Introductions are exchanged, details about employment shared and it soon turns out Kenny, who has worked in construction before, will fix Mary and Ben’s broken sliding doors, while Ben, who’s been laid off from his job as a bank loan officer and is starting up his own web-based business, might be able to help with Kenny’s financial issues.

Amidst the couple’s chitchat, there’s some tinkering with a broken patio table umbrella that turns out to have symbolic importance. The thing might be broken, but it still provides some protection for the more prosperous, if challenged, Mary and Ben.

Over the next few days and weeks, we check in on the couples and get to know them a bit more, witnessing the cracks in their marriages and the lies they keep from their partners but tell their neighbours. Mary and Sharon bond over an idealized notion of going to the forest and living there.

Under Jill Harper’s direction, the play moves quickly, almost breezily, towards its conclusion, with the occasional awkward pause for scene changes. Ken MacDonald’s intriguing set features realistic details in the foreground but the houses themselves seem flimsy and almost made of sticks, suggesting that everything could come toppling down at any moment. And Melanie McNeill’s costumes do a lot of work in establishing the characters’ social level, from Mary and Ben’s athletic leisure wear to Sharon’s branded Ts that might as well have been borrowed from Kenny.

The fact that Harper uses so much of the narrow space of the theatre, however, means that some audience members bunched together at the extreme ends of the space might find it difficult to see what’s going on across the venue. (It seems like the best seats are along the wall itself.)

In such an intimate space, the actors have nowhere to hide, which allows us, like flies on the wall, to savour their reactions to what’s going on. Bentley is especially good at shooting Ben significant looks in the couple’s initial assessment of their neighbours. And during a raucous blowout party, you’ll want to see the effect a couple of actions have on others.

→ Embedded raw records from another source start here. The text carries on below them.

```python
class ForwardPlanMixin:

    def _plan_encoder(self, plan, tag, x_ptr, F, out_ptr, out_ob, out_orow, out_rpb):
        hp, P, lib = self._hp, self.pk, self.lib
        G = lib.gcpx_conv4x4s2_grid()
        S = hp.img_sz
        skip_idx = encoder_skip_layers(hp)
        skips = {}
        a0 = self._buf(f"{tag}.a0", (F, S // 2, S // 2, hp.ngf))
        enc_rec = dict(F=F, x_ptr=x_ptr, a0=a0, r={}, out=(out_ptr, out_ob, out_orow, out_rpb))
        plan.rec[f"enc:{tag}"] = enc_rec
        plan.add(f"enc.input:{tag}", lib.gcpx_conv4x4s2_image, x_ptr, P["enc.input.w"].data_ptr(),
                 P["enc.input.b"].data_ptr(), a0.data_ptr(), F, S, S, hp.ngf, rt.ACT_LRELU)
        prev = (a0.data_ptr(), hp.ngf, 1, None, None, rt.ACT_NONE)
        if 0 in skip_idx:
            skips[0] = (a0, hp.ngf, None, None, rt.ACT_NONE)
        res = S // 2
        for li, (name, cin, cout, norm) in enumerate(self._enc_layers[1:], start=1):
            r = self._buf(f"{tag}.r{li}", (F, res // 2, res // 2, cout))
            enc_rec["r"][li] = r
            stats = self._buf(f"{tag}.st{li}", (G, 2, cout)) if self.training else None
            a = self._conv_args([prev], F, res, res, res // 2, res // 2, cout, cout, P[f"enc.{name}.w"],
                                P[f"enc.{name}.b"], r, stats=stats)
            self._set_split(a, f"enc.{name}")
            plan.keep.append(a)
            plan.add(f"enc.{name}:{tag}", lib.gcpx_conv4x4s2, C.byref(a))
            res //= 2
            scale, shift = self._bn(plan, f"{tag}.bn{li}", f"encoder.net.{name}.norm", cout, stats, G, cout,
                                    F * res * res)
            prev = (r.data_ptr(), cout, 1, scale, shift, rt.ACT_LRELU)
            if li in skip_idx:
                skips[li] = (r, cout, scale, shift, rt.ACT_LRELU)
        assert res == 4
        ctop = self._c_top
        src = self._rowsrc(prev[0], 16 * ctop, 16 * ctop, 16 * ctop, scale=prev[3], shiftv=prev[4], act=prev[5], cmod=ctop)
        src.sb, src.sr = out_rpb * 16 * ctop, 16 * ctop
        self._gemm(plan, f"enc.head:{tag}", [src], F, hp.nz_enc, out_rpb, P["enc.head.w"], P["enc.head.b"],
                   out=out_ptr, ob=out_ob, orow=out_orow)
        return skips

    def _plan_seq_encoder(self, plan, tag, prefix, enc_traj, out, B):
        hp, P, lib = self._hp, self.pk, self.lib
        T, nz = hp.max_seq_len, hp.nz_enc
        y1 = self._buf(f"{tag}.y1", (B * T, hp.nz_mid))
        y2 = self._buf(f"{tag}.y2", (B * T, hp.nz_mid))
        taps = lambda t, w, **kw: [self._rowsrc(t.data_ptr(), T * w, w, w, shift=d, **kw) for d in (-1, 0, 1)]
        self._gemm(plan, f"{tag}.input", taps(enc_traj, nz), B * T, hp.nz_mid, T, P[f"{tag}.input.w"], P[f"{tag}.input.b"],
                   out=y1.data_ptr(), ob=T * hp.nz_mid, orow=hp.nz_mid, epi=rt.EPI_LRELU)
        assert hp.conv_inf_enc_layers == 1
        nrb = lib.gcpx_gemm_row_blocks(B * T, hp.nz_mid)
        st = self._buf(f"{tag}.st", (nrb, 2, hp.nz_mid)) if self.training else None
        self._gemm(plan, f"{tag}.pyramid-0", taps(y1, hp.nz_mid), B * T, hp.nz_mid, T, P[f"{tag}.pyramid-0.w"],
                   P[f"{tag}.pyramid-0.b"], out=y2.data_ptr(), ob=T * hp.nz_mid, orow=hp.nz_mid, stats=st)
        sc, sh = self._bn(plan, f"{tag}.bn", f"{prefix}.net.pyramid-0.norm", hp.nz_mid, st, nrb, hp.nz_mid, B * T)
        self._gemm(plan, f"{tag}.head", taps(y2, hp.nz_mid, scale=sc, shiftv=sh, act=rt.ACT_LRELU, cmod=hp.nz_mid),
                   B * T, nz, T, P[f"{tag}.head.w"], P[f"{tag}.head.b"], out=out.data_ptr(), ob=T * nz, orow=nz)

    def _plan_attention(self, plan, l, W, el, er, M, n, B, Kp, Vp, tin):
        hp, lib = self._hp, self.lib
        T, nz, dk = hp.max_seq_len, hp.nz_enc, hp.nz_attn_key
        li = l if hp.untied_layers else 0
        qin = self._buf(f"attn.qin{l}", (M, dk))
        self._mlp(plan, f"attn.query{l}", W["attn.query"], [el, er], M, n, out=qin.data_ptr(), ob=n * dk, orow=dk)
        dense = lambda t, w: self._rowsrc(t.data_ptr(), 0, w, w)
        qp = self._buf(f"attn.q{l}", (M, dk))
        self._gemm(plan, f"attn.q_proj{l}", [dense(qin, dk)], M, dk, M, W["attn.q_proj.w"], W["attn.q_proj.b"],
                   out=qp.data_ptr(), ob=0, orow=dk)
        o = self._buf(f"attn.o{l}", (M, nz))
        gamma = self._buf(f"attn.gamma{l}", (M, T))
        temp = self.sd[f"tree_module.tree_modules.{li}.inference.attention.attention_layers.0.temperature"]
        plan.add(f"attn{l}", lib.gcpx_attention, qp.data_ptr(), _addr(Kp, li * B * T * dk), _addr(Vp, li * B * T * nz), None,
                 tin["end_ind"].data_ptr(), temp.data_ptr(), o.data_ptr(), gamma.data_ptr(), M, n, T, dk, nz, hp.n_attention_heads)
        raw = self._buf(f"attn.raw{l}", (M, nz))
        self._gemm(plan, f"attn.out_proj{l}", [dense(o, nz)], M, nz, M, W["attn.out_proj.w"], W["attn.out_proj.b"],
                   out=raw.data_ptr(), ob=0, orow=nz)
        et = self._buf(f"attn.e_tilde{l}", (M, nz))
        self._gemm(plan, f"attn.out{l}", [dense(raw, nz)], M, nz, M, W["attn.out.w"], W["attn.out.b"], out=et.data_ptr(), ob=0, orow=nz)
        plan.rec.setdefault("gamma", {})[l] = gamma
        plan.rec.setdefault("e_tilde", {})[l] = et
        plan.rec.setdefault("attn", {})[l] = dict(qin=qin, qp=qp, o=o, raw=raw, gamma=gamma, et=et, M=M, n=n, li=li, temp=temp)
        return self._rowsrc(et.data_ptr(), n * nz, nz, nz)

    def _plan_decoder_features(self, plan, e_src, F, rpb, skips):
        hp, P, lib = self._hp, self.pk, self.lib
        ctop = self._c_top
        d0 = self._buf("dec.d0", (F, 4, 4, ctop))
        plan.rec["dec"] = dict(F=F, rpb=rpb, e_src=e_src, d0=d0, blocks=[], skips=skips)
        nrb = lib.gcpx_gemm_row_blocks(F, 16 * ctop)
        st = self._buf("dec.st0", (nrb, 2, 16 * ctop)) if self.training else None
        self._gemm(plan, "dec.input", [e_src], F, 16 * ctop, rpb, P["dec.input.w"], P["dec.input.b"], out=d0.data_ptr(),
                   ob=rpb * 16 * ctop, orow=16 * ctop, stats=st)
        sc, sh = self._bn(plan, "dec.bn0", "decoder.net.input.norm", ctop, st, nrb, 16 * ctop, F * 16)
        prev = (d0.data_ptr(), ctop, 1, sc, sh, rt.ACT_LRELU)
        res = 4
        for name, c_prev, c_skip, skip_idx, cout in decoder_layers(hp):
            srcs = [prev]
            if skip_idx >= 0:
                t, C_, ssc, ssh, sact = skips[skip_idx]
                assert C_ == c_skip and t.shape[1] == res
                srcs.append((t.data_ptr(), C_, rpb, ssc, ssh, sact))
            o = self._buf(f"dec.{name}", (F, 2 * res, 2 * res, cout))
            cpad = (cout + 15) // 16 * 16
            hoist = (skip_idx >= 0 and rpb > 1 and F % rpb == 0 and self.split_f16 and cout in (32, 64) and c_prev % 32 == 0 and
                     c_skip % 32 == 0 and f"dec.{name}" in self.pk_split and "fold" not in self.pk_split[f"dec.{name}"] and
                     os.environ.get("GCPX_NO_SKIP_HOIST") is None)
            addend = None
            if hoist:
                addend = self._buf(f"dec.{name}.skip", (F // rpb, 2 * res, 2 * res, cout))
                t, C_, ssc, ssh, sact = skips[skip_idx]
# ... 35 lines not shown
        nz, nv, H, SD = hp.nz_enc, hp.nz_vae, hp.nz_mid_lstm, hp.lstm_state_dim
        PS = 2 ** L + 1
        plan = _Plan(lib)
        G = lib.gcpx_conv_grid()
        def plan_aux_indices():
            AUXK = ("inv_t0", "inv_t1", "cost_start_idx", "cost_end_idx")
            plan.add("aux_sample_indices", lib.gcpx_aux_sample_indices_gauss, tin["end_ind"].data_ptr(), tin["aux_n"].data_ptr(), B,
                     hp.inv_mdl_temp_dist, *[tin[k].data_ptr() for k in AUXK])
        if "aux_n" in tin and pred_len:
            plan_aux_indices()

        E = self._buf("E", (B, PS, nz))
        Hid = self._buf("Hid", (B, PS, SD))
        Z = self._buf("Z", (B, PS, nv))
        PZ = self._buf("PZ", (B, PS, 2 * nv))
        QZ = self._buf("QZ", (B, PS, 2 * nv))
        node_t = self._buf("node_t", (B, N), torch.int32)
        leave = self._buf("leave", (B, N), torch.int32)
        f2n = self._buf("frame2node", (B, T), torch.int32)
        etrow = self._buf("etilde_row", (B * N,), torch.int32)
        seq_len = self._buf("seq_len", (B,), torch.int32)
        kept_idx = self._buf("kept_idx", (B, T), torch.int32)
        node2row = self._buf("node2row", (B, N), torch.int32)

        adaptive, attentive = hp.adaptive, hp.attentive_inference
        if adaptive:
            kept_idx = self._buf("kept_idx", (B, N), torch.int32)
        def plan_bookkeeping():
            if not adaptive:
                plan.add("balanced_binding", lib.gcpx_balanced_binding, tin["end_ind"].data_ptr(), B, L, T, node_t.data_ptr(),
                         leave.data_ptr(), f2n.data_ptr(), etrow.data_ptr(), seq_len.data_ptr(), node2row.data_ptr())
                plan.add("compact_index", lib.gcpx_compact_index, leave.data_ptr(), B, N, T, kept_idx.data_ptr())
                r2f = self._buf("row2frame", (B * T,), torch.int32)
                if self._head_grad_fused(key) or self._rows_direct(key):
                    plan.add("row2frame", lib.gcpx_index_inverse, node2row.data_ptr(), B * N, r2f.data_ptr(), B * T)
                if self._head_grad_fused(key):
                    S_ = hp.img_sz
                    dMD = self._buf("bw.dMD", (B * T, S_, S_, self._head_pitch))
                    plan.add("zero_unmapped", lib.gcpx_zero_unmapped_rows, dMD.data_ptr(), S_ * S_ * self._head_pitch, r2f.data_ptr(), B * T)

        enc_traj = inf_enc = None
        plan.fork([1, 2])
        traj_first = os.environ.get("GCPX_ENC_ORDER") != "small_first"
        def plan_traj_encoder():
            nonlocal enc_traj, inf_enc
            plan.lane = 0
            if has_traj:
                enc_traj = self._buf("enc_traj", (B * T, nz))
                self._plan_encoder(plan, "traj", tin["traj_seq"].data_ptr(), B * T, enc_traj.data_ptr(), T * nz, nz, T)
                if hp.seq_enc == "none":
                    inf_enc = enc_traj
                else:
                    inf_enc = self._buf("inf_enc_seq", (B * T, nz))
                    self._plan_seq_encoder(plan, "seq", "inf_encoder", enc_traj, inf_enc, B)
                if attentive:
                    dk = hp.nz_attn_key
                    n_mod = L if hp.untied_layers else 1
                    if hp.seq_enc == "none":
                        kenc = enc_traj
                    else:
                        kenc = self._buf("inf_key_enc", (B * T, nz))
                        self._plan_seq_encoder(plan, "kseq", "inf_key_encoder.0", enc_traj, kenc, B)
                    keys = self._buf("inf_enc_key_seq", (B * T, dk))
                    dense = lambda t, w: self._rowsrc(t.data_ptr(), 0, w, w)
                    self._gemm(plan, "kseq.key", [dense(kenc, nz)], B * T, dk, B * T, P["kseq.key.w"], P["kseq.key.b"],
                               out=keys.data_ptr(), ob=0, orow=dk)
                    Kp = self._buf("attn.K", (n_mod, B * T, dk))
                    Vp = self._buf("attn.V", (n_mod, B * T, nz))
                    self._gemm(plan, "attn.k_proj", [dense(keys, dk)], B * T, dk, B * T, P["attn.k_proj.w"], P["attn.k_proj.b"],
                               out=Kp.data_ptr(), ob=0, orow=dk, batch=(n_mod, 0, P["attn.k_proj.w"][0].numel(), dk, B * T * dk))
                    self._gemm(plan, "attn.v_proj", [dense(inf_enc, nz)], B * T, nz, B * T, P["attn.v_proj.w"], P["attn.v_proj.b"],
                               out=Vp.data_ptr(), ob=0, orow=nz, batch=(n_mod, 0, P["attn.v_proj.w"][0].numel(), nz, B * T * nz))
                    plan.rec["attn_kv"] = dict(Kp=Kp, Vp=Vp, keys=keys, kenc=kenc, n_mod=n_mod)

        if traj_first:
            plan_traj_encoder()
        plan.lane = 1
        if "rng_all" in tin:
            plan.add("randn", lib.gcpx_randn, tin["rng_all"].data_ptr(), tin["rng_all"].numel(), self._buf("rng_state", (2,), torch.int64).data_ptr())
            if "aux_n" in tin and not pred_len:
                plan.wait(2, 1)
        skips = self._plan_encoder(plan, "I0", tin["I_0"].data_ptr(), B, _addr(E), PS * nz, 0, 1)
        plan.lane = 2
        if not pred_len:
            if "aux_n" in tin:
                plan_aux_indices()
            plan_bookkeeping()
        if hp.attach_cost_mdl and hp.run_cost_mdl and train_aux and self._has_aux_training:
            gt = self._buf("cost_target", (B,))
            rows = hp.input_nc * hp.img_sz
            plan.add("path_cost", lib.gcpx_path_cost, tin["traj_seq"].data_ptr(), tin["cost_start_idx"].data_ptr(),
                     tin["cost_end_idx"].data_ptr(), B, T, rows, hp.img_sz, self._buf("cost_partial", (B, rows)).data_ptr(), gt.data_ptr())
        self._plan_encoder(plan, "Ig", tin["I_g"].data_ptr(), B, _addr(E, 2 ** L * nz), PS * nz, 0, 1)
        outs = {}
        e0 = lambda: self._rowsrc(_addr(E), PS * nz, 0, nz)
        eg = lambda: self._rowsrc(_addr(E, 2 ** L * nz), PS * nz, 0, nz)
        if hp.regress_length and not pred_len:
            plan.wait(2, 1)
            logits = self._buf("seq_len_logits", (B, T))
            self._mlp(plan, "length_pred", P["length_pred"], [e0(), eg()], B, 1, out=logits.data_ptr(), ob=T, orow=0)
            outs["seq_len_logits"] = logits
        if not traj_first:
            plan_traj_encoder()
        plan.lane = 0
        plan.join([1, 2])

        if hp.regress_length and pred_len:
            logits = self._buf("seq_len_logits", (B, T))
            self._mlp(plan, "length_pred", P["length_pred"], [e0(), eg()], B, 1, out=logits.data_ptr(), ob=T, orow=0)
            outs["seq_len_logits"] = logits
            plan.add("sample_length", lib.gcpx_sample_length, logits.data_ptr(), tin["len_u"].data_ptr(), B, T, 2, tin["end_ind"].data_ptr())
            plan_bookkeeping()

        side_merge = False
        for l in range(L):
            W = P[f"tree{l if hp.untied_layers else 0}"]
            s = 2 ** (L - 1 - l)
            n = 2 ** l
            M = B * n
            nodeoff = lambda w: s * w
            el = lambda: self._rowsrc(_addr(E), PS * nz, 2 * s * nz, nz)
            er = lambda: self._rowsrc(_addr(E, 2 * s * nz), PS * nz, 2 * s * nz, nz)
            pz_out = (_addr(PZ, nodeoff(2 * nv)), PS * 2 * nv, 2 * s * 2 * nv)
            z_map = (_addr(Z, nodeoff(nv)), PS * nv, 2 * s * nv)
            nl = hp.n_lstm_layers
            merged = self._buf(f"merged{l}", (M, 2 * nl * H))

            def plan_merge(lv=l, group=None):
                s_, n_ = 2 ** (L - 1 - lv), 2 ** lv
                Wl = P[f"tree{lv if hp.untied_layers else 0}"]
                mg = self._buf(f"merged{lv}", (B * n_, 2 * nl * H))
                if hp.tree_lstm == "sum":
                    for side, mode in ((0, 0), (2 * s_ * SD, 1)):
                        plan.add(f"merge{lv}.{mode}", lib.gcpx_rows_strided, _addr(mg), n_ * SD, SD, _addr(Hid, side), PS * SD, 2 * s_ * SD,
                                 B, n_, SD, mode)
                    return
                if hp.tree_lstm == "linear":
                    h1 = self._rowsrc(_addr(Hid), PS * SD, 2 * s_ * SD, SD)
                    h2 = self._rowsrc(_addr(Hid, 2 * s_ * SD), PS * SD, 2 * s_ * SD, SD)
                    self._gemm(plan, f"merge{lv}", [h1, h2], B * n_, SD, n_, Wl["proj.w"], Wl["proj.b"], out=_addr(mg), ob=n_ * SD, orow=SD,
                               group=group)
                    return
                h1 = self._rowsrc(_addr(Hid), PS * SD, 2 * s_ * SD, H)
                h2 = self._rowsrc(_addr(Hid, 2 * s_ * SD), PS * SD, 2 * s_ * SD, H)
                self._gemm(plan, f"merge{lv}", [h1, h2], B * n_, H, n_, Wl["proj.w"], Wl["proj.b"], out=_addr(mg),
                           ob=n_ * 2 * nl * H, orow=2 * nl * H, batch=(2 * nl, H, Wl["proj.w"][0].numel(), H, H), group=group)

            merge_with_predictors = not has_z and not sample_prior and hp.tree_lstm not in ("sum", "")
            if has_z:
                g = (_addr(tin["z"], (s - 1) * nv), N * nv, 2 * s * nv) + z_map
                self._mlp(plan, f"prior{l}", W["prior"], [el(), er()], M, n, out=pz_out[0], ob=pz_out[1], orow=pz_out[2], gauss=g)
            elif sample_prior:
                g = (_addr(tin["eps"], (n - 1) * nv), N * nv, nv) + z_map
                self._mlp(plan, f"prior{l}", W["prior"], [el(), er()], M, n, out=pz_out[0], ob=pz_out[1], orow=pz_out[2], gauss=g)
            else:
                pq = []
                self._mlp(plan, f"prior{l}", W["prior"], [el(), er()], M, n, out=pz_out[0], ob=pz_out[1], orow=pz_out[2], group=pq)
                if attentive:
                    et = self._plan_attention(plan, l, W, el(), er(), M, n, B, plan.rec["attn_kv"]["Kp"], plan.rec["attn_kv"]["Vp"], tin)
                else:
                    et = self._rowsrc(inf_enc.data_ptr(), 0, nz, nz, rowidx=etrow[B * (n - 1):])
                g = (_addr(tin["eps"], (n - 1) * nv), N * nv, nv) + z_map
                self._mlp(plan, f"posterior{l}", W["q"], [el(), er(), et], M, n, out=_addr(QZ, nodeoff(2 * nv)),
                          ob=PS * 2 * nv, orow=2 * s * 2 * nv, gauss=g, group=pq)
                mg = []
                if l > 0 and merge_with_predictors and not side_merge:
                    plan_merge(l, group=mg)
                self._mlp_group(plan, f"prior+posterior{l}", pq, gemm=(mg[0] if mg else None))
                if side_merge:
                    plan.join([1])
                    side_merge = False
            zs = lambda: self._rowsrc(z_map[0], z_map[1], z_map[2], nv)
            if not hp.tree_lstm:
                srcs = [el(), er(), zs()] + ([e0(), eg()] if hp.context_every_step else [])
                self._mlp(plan, f"subgoal{l}", W["sg"], srcs, M, n, out=_addr(E, nodeoff(nz)), ob=PS * nz, orow=2 * s * nz, tanh=True)
                continue
# ... 290 lines not shown
```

Each of the quartet is solid (and so is Eric Peterson in a poignant coda), but Lambert deserves special mention; her radiant performance feels spontaneous and slightly dangerous. Intuitive, intelligent and wanting to change her circumstances, Sharon delivers a heartbreaking line about life having a dream-like quality that Harper seems to apply to the production itself.

The pandemic has forced us to re-examine how everything works; relationships, employment, the haves and the have-nots, the social safety net – or the lack thereof. L’Amour’s play miraculously gets us thinking about all these things, and wondering how we’re to live our lives from now on. A pretty important takeaway.